Ditto the BBC. Papers have supported David Cameron’s attack on DG Mark Thompson for earning more at £800k than the Governor of the Bank of England. But Thompson is nonetheless heard in kicked-cat silence when he says network commissions from Scotland have fallen because the ideas are too weak.
Why are we mesmerised by the opinion of London based controllers who believe we can’t broadcast our way out of a paper bag while their own networks are hardly solid gold?
Why does the Sun condemn a Scottish Broadcasting Channel as “cut-price TV”? Isn’t that exactly what every commentator and newspaper is demanding? An SBC could prune wages, bureaucracy, compliance culture and endless meetings to produce leaner, meaner, funnier programmes than a risk averse BBC will ever do.

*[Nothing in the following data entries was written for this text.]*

#ifdef SLAMRS_RAY_TRACE
    long long t_prev = clock64();
#endif
    for (;;) {
        __syncthreads();
        RAY_STAMP(0);
        if (threadIdx.x == 0) s_next = atomicAdd(&counters->ray_work_head, 1ull);
        __syncthreads();
        const unsigned long long item = s_next;
        if (item >= n_items) break;
        const uint32_t p = alive_list[item];
        const int32_t slot = slot_of[p];
        uint32_t* grid = cells + (size_t)slot * cells_per_grid;
        ext_init(s_ext);
        const ParticleResult r = results[first_particle + p];
        const float px = r.x, py = r.y, ptheta = r.theta;

        const float sx = world_to_grid(px, geom.pos_x, geom.res);
        const float sy = world_to_grid(py, geom.pos_y, geom.res);
        const long long lcx = f32_as_isize(floorf(sx)), lcy = f32_as_isize(floorf(sy));
        const bool start_inside = !(lcx < 0 || lcx >= (long long)geom.gw || lcy < 0 || lcy >= (long long)geom.gh);
        if (!start_inside) continue;
        const int cx0 = (int)lcx, cy0 = (int)lcy;
        if (window_would_overflow(geom, &meta[slot], cx0, cy0, reach)) {
            if (threadIdx.x == 0) atomicAdd(&counters->window_overflow, 1ull);
            continue;
        }
        uint32_t* bands = bands_all + (size_t)slot * n_bands_slot;
        band_init(s_blo, s_bhi);

        const int wy0 = max(0, cy0 - radius), wy1 = min(gh, cy0 + radius + 1);
        const int band0 = wy0 / BAND_ROWS;
        const int wh = wy1 - wy0;
        for (int ly = threadIdx.x; ly < wh; ly += blockDim.x) {
            const int dy = wy0 + ly - cy0;
            const int hw = isqrt_small(radius * radius - dy * dy);
            const int x0 = max(0, cx0 - hw) & ~7;
            const int x1 = min(gw, (min(gw, cx0 + hw + 1) + 7) & ~7);
            s_row[ly].y = x0 | ((x1 - x0) << 16);
        }
        __syncthreads();
        if (threadIdx.x < 32) {
            int carry = 0;
            for (int base = 0; base < wh; base += 32) {
                const int ly = base + (int)threadIdx.x;
                const int w = ly < wh ? (s_row[ly].y >> 16) : 0;
                int inc = w;
#pragma unroll
                for (int o = 1; o < 32; o <<= 1) {
                    const int t = __shfl_up_sync(0xffffffffu, inc, o);
                    if ((int)threadIdx.x >= o) inc += t;
                }
                if (ly < wh) {
                    const int first = carry + inc - w;
                    s_row[ly].x = first;
                    s_rowb[ly] = win_base + 2u * (uint32_t)(first - (s_row[ly].y & 0xffff));
                }
                carry += __shfl_sync(0xffffffffu, inc, 31);
            }
            if (threadIdx.x == 0) s_row[wh] = make_int2(carry, 0);
        }
        __syncthreads();
        const int wcells = s_row[wh].x;
        {
            uint4* w4 = reinterpret_cast<uint4*>(s_win);
            for (int i = threadIdx.x; i < (wcells >> 3); i += blockDim.x) w4[i] = make_uint4(0u, 0u, 0u, 0u);
        }
        __syncthreads();

        RAY_STAMP(1);
        const bool disc_in_grid = cx0 - radius >= 0 && cx0 + radius < gw && cy0 - radius >= 0 && cy0 + radius < gh;
        ray_walk_packed<false>(geom, scan, scan.order, scan.n_beams, px, py, ptheta, sx, sy, cx0, cy0, radius, disc_in_grid, wy0,
                               wh, band0, s_win, s_row, s_rowb, s_blo, s_bhi, s_ext, grid, bands, nullptr, nullptr, &saturated,
                               &spilled, &cell_steps);
        __syncthreads();
        RAY_STAMP(2);

        const uint4* win4 = reinterpret_cast<const uint4*>(s_win);
        constexpr int RAY_WB_ROWS = 2;
        int exmin = 0x7fffffff, eymin = 0x7fffffff, exmax = -1, eymax = -1;
        for (int ly0 = warp; ly0 < wh; ly0 += n_warps * RAY_WB_ROWS) {
            uint4 d[RAY_WB_ROWS], va[RAY_WB_ROWS], vb[RAY_WB_ROWS];
            uint4* gp[RAY_WB_ROWS];
            bool nz[RAY_WB_ROWS];
#pragma unroll
            for (int j = 0; j < RAY_WB_ROWS; ++j) {
                const int ly = ly0 + j * n_warps;
                nz[j] = false;
                if (ly < wh) {
                    const int2 row = s_row[ly];
                    if (lane < (row.y >> 19)) {
                        d[j] = win4[(row.x >> 3) + lane];
                        nz[j] = (d[j].x | d[j].y | d[j].z | d[j].w) != 0u;
                        if (nz[j]) {
                            const int gx0 = (row.y & 0xffff) + 8 * lane;
                            exmin = min(exmin, gx0); exmax = max(exmax, gx0 + 7);
                            eymin = min(eymin, wy0 + ly); eymax = max(eymax, wy0 + ly);
                            gp[j] = reinterpret_cast<uint4*>(grid + phys_index(geom, (uint32_t)gx0, (uint32_t)(wy0 + ly)));
                        }
                    }
                }
            }
#pragma unroll
            for (int j = 0; j < RAY_WB_ROWS; ++j)
                if (nz[j]) ld_group_v8(gp[j], va[j], vb[j]);
#pragma unroll
            for (int j = 0; j < RAY_WB_ROWS; ++j) {
                const unsigned mnz = __ballot_sync(0xffffffffu, nz[j]);
                const int ly = ly0 + j * n_warps;
                if (mnz != 0u && lane == 0) {
                    const int rx0 = s_row[ly].y & 0xffff;
                    band_add(s_blo, s_bhi, band0, wy0 + ly, rx0 + 8 * (__ffs(mnz) - 1), rx0 + 8 * (31 - __clz(mnz)) + 7);
                }
            }
#pragma unroll
            for (int j = 0; j < RAY_WB_ROWS; ++j) {
                if (nz[j]) {
                    merge_window_group(va[j], vb[j], d[j], &saturated);
                    st_group_v8(gp[j], va[j], vb[j]);
                }
            }
        }
        for (int ly = threadIdx.x; ly < wh; ly += blockDim.x) {
            const int2 row = s_row[ly];
            for (int g = 32; g < (row.y >> 19); ++g) {
                const uint4 dd = win4[(row.x >> 3) + g];
                if ((dd.x | dd.y | dd.z | dd.w) == 0u) continue;
                const int gx0 = (row.y & 0xffff) + 8 * g;
                exmin = min(exmin, gx0); exmax = max(exmax, gx0 + 7);
                eymin = min(eymin, wy0 + ly); eymax = max(eymax, wy0 + ly);
                band_add(s_blo, s_bhi, band0, wy0 + ly, gx0, gx0 + 7);
                uint4* gpt = reinterpret_cast<uint4*>(grid + phys_index(geom, (uint32_t)gx0, (uint32_t)(wy0 + ly)));
                uint4 ta = gpt[0], tb = gpt[1];
                merge_window_group(ta, tb, dd, &saturated);
                gpt[0] = ta;
                gpt[1] = tb;
            }
        }
        ext_add(s_ext, exmin, eymin, exmax, eymax);
        __syncthreads();
        band_commit(s_blo, s_bhi, band0, bands, geom);
        if (threadIdx.x == 0) ext_commit(s_ext, &meta[slot], (int)geom.gw);
        RAY_STAMP(5);
#ifdef SLAMRS_RAY_TRACE
        if (threadIdx.x == 0) atomicAdd(&g_ray_trace_items[1], 1ull);
#endif
    }
    if (saturated) atomicAdd(&counters->saturated, 1ull);
    if (spilled) atomicAdd(&counters->spilled, (unsigned long long)spilled);
#pragma unroll
    for (int o = 16; o > 0; o >>= 1) cell_steps += __shfl_down_sync(0xffffffffu, cell_steps, o);
    if ((threadIdx.x & 31) == 0 && cell_steps) atomicAdd(&counters->ray_cell_steps, (unsigned long long)cell_steps);
}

Why assume Scots will have to pay twice to watch the BBC? The SBC could follow the Irish and Nordic example and buy in BBC highlights instead of forking out megabucks to watch the whole inevitably London-centric BBC network. With such a fruity mix, it’s just possible that bored, outraged English viewers contributing angry thoughts to newspaper comment forums by the bucket-load might tune into SBC programmes instead?

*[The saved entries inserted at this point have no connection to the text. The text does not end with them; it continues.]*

__device__ __forceinline__ uint32_t sk_next_tag(uint32_t t) {
  t = (t + 1u) & 0x7fffffffu;
  return t ? t : 1u;
}
template <bool INDIRECT, bool POLICY, int NP, bool PLANAR = false>
__device__ __forceinline__ void step_body(const SkParams &Pin, const int tile, const int lane, uint32_t *lds_raw, const int32_t *actions,
                                          uint8_t *rec_out, int32_t *act_out, int iters, uint64_t policy_seed, uint64_t iter0,
                                          double *end_rew_out, uint8_t *end_out, uint8_t *raw_out, int raw_stride, const int cycle_len = 0,
                                          const bool defer_ok = true) {
  SkParams P = Pin;
  TRACE_DECL;
  if (NP > 0) P.L = sk_make_layout(NP, INDIRECT ? 1 : 0);
  const int g = tile * SK_TILE + lane;
  const uint32_t lds_tile = (uint32_t)(uintptr_t)(__attribute__((address_space(3))) uint32_t *)lds_raw;
  uint8_t *lp = (uint8_t *)lds_raw + lane * 16;
  uint8_t *stg = (uint8_t *)lds_raw + P.L.chunks * 1024;
  uint8_t *fp = stg + lane * 4;
  const int stg_bytes = (INDIRECT || PLANAR) ? 4096 : SK_TILE * (P.L.rec_bytes + 16);
  uint8_t *ap = stg + stg_bytes + lane * 8;
  constexpr bool DEFER = POLICY && NP > 0 && NP < 8;
  constexpr bool REGACC = NP > 0 && NP < 8;
  constexpr int NACC = REGACC ? SK_ACC_KINDS * NP : 1;
  double racc_store[NACC];
#pragma unroll
  for (int k = 0; k < NACC; k++) racc_store[k] = 0.0;
  double *racc = REGACC ? racc_store : nullptr;
  uint8_t *pendp = DEFER && defer_ok ? stg + stg_bytes + (REGACC ? 0 : SK_ACC_KINDS * P.L.N * 512) + lane * 16 : nullptr;
  int pend_fin = -1;
  if (!REGACC)
    for (int k = 0; k < SK_ACC_KINDS * P.L.N; k++) ACC(k) = 0.0;
  STAMP_DECL;
  if (!POLICY) tile_load(P, P.state, tile, lane, lp);
  else dma_record<true>((const uint8_t *)P.state, (uint32_t)((((size_t)tile * P.L.chunks) * SK_TILE + lane) * 16), lds_tile, P.L.chunks);
  if (P.ov_flags & 1u) sk_publish_deals(P, g);
  sk_vm_drain();
  HdrRegs h;
  HDR_LOAD(h);
  STAMP(0);
  const bool valid = ((h.w0 >> 16) & F_VALID) != 0;
  LaneCounters cnt;
  uint32_t r0 = 0, r1 = 0, r2 = 0, r3 = 0;
  const uint64_t gid = P.game_id0 + (uint64_t)g;
  ObsRegs ob;
  if (valid) obs_load(P, lp, (h.w0 >> 8) & 0xff, ob);
  for (int it = 0; it < iters; it++) {
    const uint64_t iter = iter0 + (uint64_t)it;
    if (POLICY && (it == 0 || (iter & 3) == 0)) {
      philox4x32_10((uint32_t)(iter >> 2), (uint32_t)gid, (uint32_t)(gid >> 32), 0x504F4C00u, (uint32_t)policy_seed,
                    (uint32_t)(policy_seed >> 32), r0, r1, r2, r3);
      for (int k = (int)(iter & 3); k > 0; k--) {
        const uint32_t t = r0;
        r0 = r1, r1 = r2, r2 = r3, r3 = t;
      }
    }
    STAMP_T(3);
    const uint32_t word = r0;
    if (POLICY) {
      r0 = r1, r1 = r2, r2 = r3, r3 = word;
    }
    int a = -1;
    if (valid) {
      const bool over = ((h.w0 >> 16) & F_DONE) != 0;
      if (!POLICY) a = actions[g];
      const bool skip = !POLICY && a == SKYJO_ACTION_SKIP;
      const bool acted = !over && !skip;
      SpareRegs sp;
      const bool resetting = over && P.auto_reset && !skip;
      if (resetting) spare_issue(P, lp, lds_tile, tile, lane, g, sp);
      STAMP_T(4);
      if (!over && !skip) {
        const uint32_t v0 = ob.q0, v1 = ob.q1, v2 = ob.q2;
        STAMP_N(2);
        const uint4 row_pre = LQ(sk_pb(P.L, (h.w0 >> 8) & 0xff) >> 4);
        asm volatile("" ::: "memory");
        if (POLICY) a = policy_pick(h.w0 & 0xff, ob, word);
#ifndef SK_STAMPS_FINE
        STAMP_N(3);
#endif
        apply_action<INDIRECT, NP, POLICY>(P, lp, fp, ap, h, v0, v1, v2, a, g, cnt, st, pendp, pend_fin, row_pre, racc);
#ifdef SK_STAMPS_FINE
        STAMP(6);
#else
        STAMP(5);
#endif
      } else if (!skip) {
        a = -1;
        if (P.auto_reset) {
          bool dealt = true;
          if (!spare_commit(P, lp, g, sp)) {
            dealt = deal_inline(P, lp, fp, g, tile, lane, sp.head);
            cnt.waits++;
          }
          HDR_LOAD(h);
          if (SK_OFTEN(dealt)) {
            h.w0 = (h.w0 & 0x00ffffffu) | ((uint32_t)SKYJO_ST_RESET << 24);
            cnt.resets++;
          }
        } else {
          h.w0 = (h.w0 & 0x00ffffffu) | ((uint32_t)SKYJO_ST_NOOP_DONE << 24);
        }
        STAMP(1);
      } else {
        a = -1;
      }
      if (!POLICY && acted && (unsigned)a >= (unsigned)SKYJO_NUM_ACTIONS) a = -2;
      if (!POLICY && end_out) {
        const bool end = acted && ((h.w0 >> 16) & F_DONE) != 0;
        end_out[g] = end ? 1 : 0;
        for (int q = 0; q < P.L.N; q++) end_rew_out[(size_t)g * P.L.N + q] = end ? P.rewards[(size_t)g * P.L.N + q] : 0.0;
      }
      const uint4 rec_a = LQ(1);
      const uint32_t rec_b = LB(32);
      const uint4 rec_row = LQ((sk_pb(P.L, (h.w0 >> 8) & 0xff) + PB_VIS) >> 4);
      asm volatile("" ::: "memory");
      obs_from_row(rec_row, ob);
      if (rec_out) {
        if (INDIRECT) {
          uint4 rr[4];
          emit_record<INDIRECT>(P, lp, h, ob, a, nullptr, rr, &rec_a, rec_b);
          if (PLANAR) {
            typedef uint32_t u32x4_t __attribute__((ext_vector_type(4)));
            uint8_t *blk = rec_out + ((size_t)it * P.tiles + (size_t)tile) * (SK_TILE * 64) + lane * 16;
#pragma unroll
            for (int p = 0; p < 4; p++) __builtin_nontemporal_store((u32x4_t){rr[p].x, rr[p].y, rr[p].z, rr[p].w}, (u32x4_t *)(blk + p * 1024));
          } else {
#pragma unroll
            for (int p = 0; p < 4; p++) *(uint4 *)(stg + lane * 64 + ((p + (lane >> 1)) & 3) * 16) = rr[p];
          }
        } else if (PLANAR) {
          constexpr int PIECES = NP > 0 ? (((19 + 12 * NP + 3) & ~3) + 32 + 15) / 16 : 1;
          uint32_t wbuf[4 * PIECES];
#pragma unroll
          for (int k = 0; k < 4 * PIECES; k++) wbuf[k] = 0u;
          emit_record<INDIRECT>(P, lp, h, ob, a, (uint8_t *)wbuf, nullptr, &rec_a, rec_b);
          typedef uint32_t u32x4_t __attribute__((ext_vector_type(4)));
          uint8_t *blk = rec_out + ((size_t)it * P.tiles + (size_t)tile) * (SK_TILE * 16 * PIECES) + lane * 16;
#pragma unroll
          for (int p = 0; p < PIECES; p++)
            __builtin_nontemporal_store((u32x4_t){wbuf[4 * p], wbuf[4 * p + 1], wbuf[4 * p + 2], wbuf[4 * p + 3]}, (u32x4_t *)(blk + p * 1024));
        } else {
          emit_record<INDIRECT>(P, lp, h, ob, a, stg + lane * sk_stage_stride(P.L.rec_bytes), nullptr, &rec_a, rec_b);
        }
      }
      if (act_out) __builtin_nontemporal_store(a, &act_out[(size_t)it * P.B + g]);
#ifdef SK_STAMPS_FINE
      STAMP(7);
#else
      STAMP(6);
#endif
    }
    if (DEFER && ((it & (SK_SCORE_EVERY - 1)) == SK_SCORE_EVERY - 1 || it == iters - 1)) {
      if (SK_RARE(__any(pend_fin >= 0))) {
        if (pend_fin >= 0) {
          finish_game_fixed<(NP > 0 && NP < 8) ? NP : 1>(P, pendp, 1024, ap, g, pend_fin, racc);
          pend_fin = -1;
        }
      }
    }
    if (!INDIRECT && !PLANAR && rec_out) {
      typedef uint32_t u32x4_t __attribute__((ext_vector_type(4)));
      const int pieces = P.L.rec_bytes >> 4, stride = sk_stage_stride(P.L.rec_bytes);
      uint8_t *blk = rec_out + ((size_t)it * P.B + (size_t)tile * SK_TILE) * (size_t)P.L.rec_bytes;
      const int live = P.B - tile * SK_TILE;
      for (int q0 = lane; q0 < pieces * SK_TILE; q0 += 4 * SK_TILE) {
        uint4 v[4];
#pragma unroll
        for (int j = 0; j < 4; j++) {
          const int q = q0 + j * SK_TILE, r = q / pieces, p = q - r * pieces;
          if (q < pieces * SK_TILE) v[j] = *(const uint4 *)(stg + r * stride + p * 16);
        }
        if (SK_OFTEN(live >= SK_TILE)) {
#pragma unroll
          for (int j = 0; j < 4; j++) {
            const int q = q0 + j * SK_TILE;
            if (q0 - lane + j * SK_TILE < pieces * SK_TILE)
              __builtin_nontemporal_store((u32x4_t){v[j].x, v[j].y, v[j].z, v[j].w}, (u32x4_t *)(blk + (size_t)q * 16));
          }
        } else {
#pragma unroll
          for (int j = 0; j < 4; j++) {
            const int q = q0 + j * SK_TILE, r = q / pieces;
            if (q < pieces * SK_TILE && r < live)
              __builtin_nontemporal_store((u32x4_t){v[j].x, v[j].y, v[j].z, v[j].w}, (u32x4_t *)(blk + (size_t)q * 16));
          }
        }
      }
    }
    if (INDIRECT && !PLANAR && rec_out) {
      typedef uint32_t u32x4_t __attribute__((ext_vector_type(4)));
      uint8_t *blk = rec_out + ((size_t)it * P.B + (size_t)tile * SK_TILE) * 64;
      const int live = P.B - tile * SK_TILE;
      uint4 v[4];
#pragma unroll
      for (int j = 0; j < 4; j++) {
        const int r = 16 * j + (lane >> 2), p = lane & 3;
        v[j] = *(const uint4 *)(stg + r * 64 + ((p + (r >> 1)) & 3) * 16);
      }
      if (SK_OFTEN(live >= SK_TILE)) {
#pragma unroll
        for (int j = 0; j < 4; j++)
          __builtin_nontemporal_store((u32x4_t){v[j].x, v[j].y, v[j].z, v[j].w}, (u32x4_t *)(blk + j * 1024 + lane * 16));
      } else {
#pragma unroll
        for (int j = 0; j < 4; j++)
          if (16 * j + (lane >> 2) < live)
            __builtin_nontemporal_store((u32x4_t){v[j].x, v[j].y, v[j].z, v[j].w}, (u32x4_t *)(blk + j * 1024 + lane * 16));
      }
    }
    STAMP_T(2);
    if (POLICY && cycle_len && it + 1 < iters && (it + 1) % cycle_len == 0) {
      if (P.busy[g]) (void)wait_deal_done(P, g);
      sk_publish_deals(P, g);
      sk_plan_deals(P, g, lane);
      P.plan_new_tag = sk_next_tag(P.plan_new_tag);
      TRACE_WAIT_BEGIN;
      __syncthreads();
      TRACE_WAIT_END;
    }
  }
  HDR_FLUSH(h);
  tile_store_nt(P, P.state, tile, lane, lp);
  if (!POLICY && raw_out && valid) sk_export_raw(P, lp, g, raw_out + (size_t)g * raw_stride);
  if (P.ov_flags & 2u) {
    if (P.ov_flags & 1u) {
      if (P.busy[g]) (void)wait_deal_done(P, g);
      sk_publish_deals(P, g);
    }
    sk_plan_deals(P, g, lane);
  }
  if (!POLICY) {
    sk_error_to_host(P, lane);
    if (P.host_seq) {
      __threadfence_system();
      if (lane == 0) __hip_atomic_store(&P.health_host[3], P.host_seq, __ATOMIC_RELEASE, __HIP_MEMORY_SCOPE_SYSTEM);
    }
  }
  uint32_t v[7] = {cnt.steps, cnt.episodes, cnt.illegal, cnt.resets, cnt.sum_len, cnt.reshuffles, cnt.waits};
#pragma unroll
  for (int k = 0; k < 7; k++)
    for (int off = 32; off > 0; off >>= 1) v[k] += __shfl_down(v[k], off, 64);
  if (lane == 0) {
    unsigned long long *c = P.tile_counters + (size_t)tile * 8;
#pragma unroll
    for (int k = 0; k < 7; k++) c[k] += v[k];
  }
  if (__any(cnt.episodes | cnt.illegal)) {
    double mine = 0.0;
    if (REGACC) {
#pragma unroll
      for (int k = 0; k < NACC; k++) {
        double x = racc_store[k];
        for (int off = 32; off > 0; off >>= 1) x += __shfl_down(x, off, 64);
        x = __shfl(x, 0, 64);
        mine = lane == k ? x : mine;
      }
    } else {
      for (int k = 0; k < SK_ACC_KINDS * P.L.N; k++) {
        double x = ACC(k);
        for (int off = 32; off > 0; off >>= 1) x += __shfl_down(x, off, 64);
        x = __shfl(x, 0, 64);
        mine = lane == k ? x : mine;
      }
    }
    if (lane < SK_ACC_KINDS * P.L.N)
      P.acc_tile[(size_t)tile * SK_ACC_KINDS * SKYJO_MAX_PLAYERS + (lane / P.L.N) * SKYJO_MAX_PLAYERS + lane % P.L.N] += mine;
  }
  STAMP(7);
  STAMP_STORE;
  TRACE_STORE(0, (uint32_t)(iter0 / (uint64_t)(iters > 0 ? iters : 1)), lane, tile);
}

It could happen. And the proof is on BBC 4’s recent This is Scotland season.The programmes have been wonderful. Hilarious. Thought-provoking. Beautiful. Earthy. Erudite. And sadly over.
Peter Capaldi’s tour of Scottish art surpassed anything presented by highbrow Alan Yentob -- part of a rich schedule described by one London reviewer as; “the telly equivalent of chewing on a wedge of Stornoway black pudding washed down with a triple malt.”
This is a taste of what’s possible. Its minority nature means these BBC4 programme makers were freed from the requirement to service the majority of BBC viewers, positively encouraged to be provocative and given more than a few bob to do it. The programmes were largely produced by Scots in the regular employ of BBC Scotland. So you’ve got to ask, why aren’t they churning out such knowing, high quality programmes “back home”?
The answer is not talent, its money. Scottish producers are usually forced to fit stererotypes to get network cash. Thus Monarch of the Glen will succeed, whilst Johnson and Boswell though bed-wettingly funny for Scots --will struggle.
This also produces a supreme irony. Top Scottish talent is currently affordable only through well-funded network commissions not Scottish ones. That’s partly why STV -- by opting out of ITV– have angered “patriots” by axing the only dramas that can afford to employ Scottish stars. Radio is no different.
The current skewed broadcasting market is bending our production base, national self esteem and perceptions of value out of shape completely. Mike Russell may not have all the answers, but he’s asking the right questions.